A única coisa de adolescente nesse livro é a idade dos personagens centrais. A linguagem é a mesma de meus outros livros. É a história de um jovem à procura de seu caminho, que, estando no Rio, encontra o seu duplo, na figura de um surfista (daí o título) que foi seu colega no colégio, alguns anos antes. A solidão do personagem central o leva a ver no amigo redescoberto um pedaço de si mesmo, um anexo, talvez. A narrativa aborda a descoberta sexual, num misto de gozo e recuo.
Sou Eu!
Um rapaz de barba recentíssima, que ainda não sabia vislumbrar a cara que teria no futuro próximo, quando enfrentasse enfim mais o dia como adulto.
Por isso agora ele estava ali, na frente do espelho. Passava o aparelho de barbear do pai pelos dois lados da face. E se sentia ainda incapaz para o novo rosto que custaria a brotar.
Por isso estava ali, tentando raspar o buço, para que, como uma planta que renasce mais forte pela poda, a barba pudesse se instalar definitivamente e em seu semblante revelar um homem já completo. Ele era simplesmente assim.
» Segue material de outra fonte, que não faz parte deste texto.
@@ -134,14 +111,19 @@
     FN_REQUIRE(z_dim >= 4 && z_dim <= 512 && z_dim % 4 == 0, "z_dim %d unsupported (multiple of 4, <= 512)", z_dim);
     for (int b0 = 0; b0 < B; b0 += kMaxB) {
         const int nb = (B - b0) < kMaxB ? (B - b0) : kMaxB;
-        HiddenArgs ha;
-        for (int i = 0; i < 4; ++i) { ha.w[i] = w[i]; ha.b[i] = b[i]; }
-        ha.z = z + (size_t)b0 * z_dim; ha.h_out = h_scratch; ha.B = nb; ha.z_dim = z_dim;
-        const size_t smem_h = (size_t)2 * nb * 512 * sizeof(float);
-        static std::atomic<int> set_h[kMaxDevices];
-        if (smem_h > 48 * 1024) FN_CUDA_OK(ensure_dynamic_smem(mapping_hidden_kernel, set_h, (int)smem_h));
-        mapping_hidden_kernel<<<1, 256, smem_h, st>>>(ha);
-        FN_LAUNCH_OK("mapping_hidden_kernel");
+        float* film_rows = film + (size_t)b0 * n_film_total * 512 + (size_t)layer0 * 512;
+        const long long film_stride = (long long)n_film_total * 512;
+        LayerArgs la;
+        la.B = nb;
+        for (int layer = 0; layer < 4; ++layer) {
+            la.w = w[layer]; la.b = b[layer];
+            if (layer == 0) { la.x = z + (size_t)b0 * z_dim; la.x_stride = z_dim; la.K = z_dim; }
+            else { la.x = la.y; la.x_stride = la.y_stride; la.K = 256; }
+            if (layer & 1) { la.y = h_scratch; la.y_stride = 256; }
+            else { la.y = film_rows; la.y_stride = film_stride; }
+            mapping_layer_kernel<<<256 / 8, 256, 0, st>>>(la);
+            FN_LAUNCH_OK("mapping_layer_kernel");
+        }
         OutArgs oa;
         oa.w = w[4]; oa.b = b[4]; oa.h = h_scratch; oa.avg_f = avg_f; oa.avg_p = avg_p;
         oa.film = film + (size_t)b0 * n_film_total * 512; oa.B = nb; oa.n_layers = n_layers; oa.layer0 = layer0;
diff --git a/fenerf_b200/csrc/siren_fast.cu b/fenerf_b200/csrc/siren_fast.cu
--- a/fenerf_b200/csrc/siren_fast.cu
+++ b/fenerf_b200/csrc/siren_fast.cu
@@ -45,8 +45,8 @@
 }
 
 int siren_fast_debug_variant(int variant, unsigned long long* trace, int trace_ctas) {
-    FN_REQUIRE(variant >= 0 && variant <= 3, "unknown point-network variant %d", variant);
-    FN_REQUIRE(variant < 2 || (trace && trace_ctas >= 1), "a timeline variant needs its trace buffer");
+    FN_REQUIRE(variant >= 0 && variant <= 5, "unknown point-network variant %d", variant);
+    FN_REQUIRE((variant != 2 && variant != 3) || (trace && trace_ctas >= 1), "a timeline variant needs its trace buffer");
     g_trace = trace;
     g_trace_ctas = trace_ctas;
     g_variant.store(variant);
diff --git a/fenerf_b200/csrc/siren_fast.cuh b/fenerf_b200/csrc/siren_fast.cuh
--- a/fenerf_b200/csrc/siren_fast.cuh
+++ b/fenerf_b200/csrc/siren_fast.cuh
@@ -41,6 +41,7 @@
     TR_FILM_WAIT, TR_FILM_DONE, TR_EMPTY_WAIT, TR_EMPTY_DONE,
 };
 enum TraceGroup { TG_FIRST = 0, TG_HIDDEN, TG_COLOR0, TG_TRUNK_HEAD, TG_LABEL_LAYER, TG_LABEL_HEAD, TG_OUT_HEAD };
+enum StreamAblation { AB_NONE = 0, AB_STREAM_ONLY, AB_NO_STREAM };
 
 __device__ __forceinline__ float soft_sinf(float a) {
     const float k = fmaf(a, 0.159154943f, 12582912.f);
@@ -82,8 +83,9 @@
 __device__ __forceinline__ void wg_bar(int wg) { asm volatile("bar.sync %0, 128;" ::"r"(1 + wg) : "memory"); }
 
 template <bool kLabelFilm, bool kFeatureHead = false, int kSoftSin = kSoftSinEvery, bool kTrace = false,
-          bool kGridTrunk = false, bool kBridge = false>
+          bool kGridTrunk = false, bool kBridge = false, int kAblate = AB_NONE>
 __global__ void __launch_bounds__(NTHREADS, 1) siren_fast_kernel(const __grid_constant__ FastArgs a) {
+    constexpr bool kMma = kAblate != AB_STREAM_ONLY, kStream = kAblate != AB_NO_STREAM;
     extern __shared__ __align__(1024) unsigned char smem[];
     const uint32_t sbase = smem_u32(smem);
     const int warp = threadIdx.x >> 5, lane = threadIdx.x & 31;
@@ -116,7 +118,7 @@
 
     if (warp >= PROD_WARP) {
         asm volatile("setmaxnreg.dec.sync.aligned.u32 40;\n" ::: "memory");
-        if (warp == PROD_WARP && lane == 0) {
+        if (warp == PROD_WARP && lane == 0 && kStream) {
             uint32_t it = 0;
             for (long long pair = blockIdx.x; pair < n_pairs; pair += gridDim.x)
                 for (int i = 0; i < a.n_loads; ++i, ++it) {
@@ -173,14 +175,14 @@
     auto acquire = [&](uint32_t& slot) -> uint32_t {
         slot = it % RING;
         trace(TR_ACQ_WAIT);
-        mbar_wait(bar_full + 8 * slot, (it / RING) & 1u);
+        if constexpr (kStream) mbar_wait(bar_full + 8 * slot, (it / RING) & 1u);
         trace(TR_ACQ_DONE);
         ++it;
         return sbase + slot * SLOT_BYTES;
     };
     auto release = [&](uint32_t slot) {
         __syncwarp();
-        if (lane == 0) mbar_arrive(bar_empty + 8 * slot);
+        if (lane == 0 && kStream) mbar_arrive(bar_empty + 8 * slot);
     };
     uint32_t turns = 0;
     uint32_t fit = 0;
@@ -280,7 +282,7 @@
         float d[64];
         auto film_epi = [&](const float4* fs, int h, uint32_t (&dst)[8][4]) {
 #pragma unroll
-            for (int j = 0; j < 16; ++j) {
+            for (int j = 0; j < (kMma ? 16 : 0); ++j) {
                 const float4 e = fs[64 * h + 4 * j + q];
                 const bool soft = kSoftSin > 0 && j % (kSoftSin > 0 ? kSoftSin : 1) == kSoftSin - 1;
                 auto sn = [soft](float x) { return soft ? soft_sinf(x) : __sinf(x); };
@@ -314,8 +316,8 @@
             for (int h = 0; h < 2; ++h) {
                 turn_begin();
                 wg_fence();
-                mma_rs_n128(d, xf, desc_kmajor(w + h * CHUNK), 0u);
-                if constexpr (kGridTrunk)
+                if constexpr (kMma) mma_rs_n128(d, xf, desc_kmajor(w + h * CHUNK), 0u);
+                if constexpr (kGridTrunk && kMma)
 #pragma unroll
                     for (int s = 0; s < 2; ++s) {
                         mma_rs_n128(d, xg[s], desc_kmajor(w + h * CHUNK + 32 * (2 + s)), 1u);
@@ -353,7 +355,8 @@
 #pragma unroll
                 for (int c = 0; c < 4; ++c)
 #pragma unroll
-                    for (int k = 0; k < 4; ++k) mma_rs_n32(dh, act[4 * c + k], desc_kmajor(w + c * HEAD_CHUNK + 32 * k), (c | k) ? 1u : 0u);
+                    for (int k = 0; k < 4; ++k)
+                        if constexpr (kMma) mma_rs_n32(dh, act[4 * c + k], desc_kmajor(w + c * HEAD_CHUNK + 32 * k), (c | k) ? 1u : 0u);
                 wg_commit();
                 turn_end(TG_TRUNK_HEAD);
                 wg_wait<0>();
@@ -434,7 +437,8 @@
                             for (int c = 0; c < 2; ++c)
 #pragma unroll
                                 for (int k = 0; k < 4; ++k)
-                                    mma_rs_n128(d, act[8 * sb + 4 * c + k], desc_kmajor(w + c * CHUNK + 32 * k), (sb | c | k) ? 1u : 0u);
+                                    if constexpr (kMma)
+                                        mma_rs_n128(d, act[8 * sb + 4 * c + k], desc_kmajor(w + c * CHUNK + 32 * k), (sb | c | k) ? 1u : 0u);
                         }
                         wg_commit();
                         turn_end(TG_LABEL_LAYER);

E olhava-se no espelho como a pedir ao rosto que lhe mirava um socorro em surdina, até um empurrão quem sabe, pois ele, sem ajuda, era lento em demasia em extrair de si um futuro razoável, com barba, músculos, um beijo em certa mulher que ele conhecia desde sempre, um beijo na borda dos olhos, de onde as lágrimas lentas escorriam provavelmente de uma dor que só aos dois falava.
o Nervo Da Noite
Passou por uma ponte, por outra, e percebeu que já estava na hora de entrar em alguma coisa toda dele, uma casa em que o garoto fosse o único habitante, alguma coisa como um lar, sim, ainda improvisado, não importa, mas que lhe permitisse habitar as entranhas de um vazio, sem qualquer vício do passado, um zero, uma casa abandonada, quem sabe, com apenas alguns fantasmas, prontos para a companhia desse menino aqui, caminhando a esmo à procura de si. Ele agora de fato olhara uma casa toda abandonada, cada em que ele ia entrando pé ante pé, os passos sem fazer barulho, veludo levemente trêmulo, receoso de encontrar outra alma que tivesse razões para enfrentá-lo, deixando ao garoto o papel de grileiro a avançar por aquele espaço inóspito, para domesticá-lo e ali dormir e sonhar. O jovem via inscrições contorcidas nas paredes, palavras que não queriam dizer nada, qual a evocação de um tempo extraviado, já sem manancial para a memória.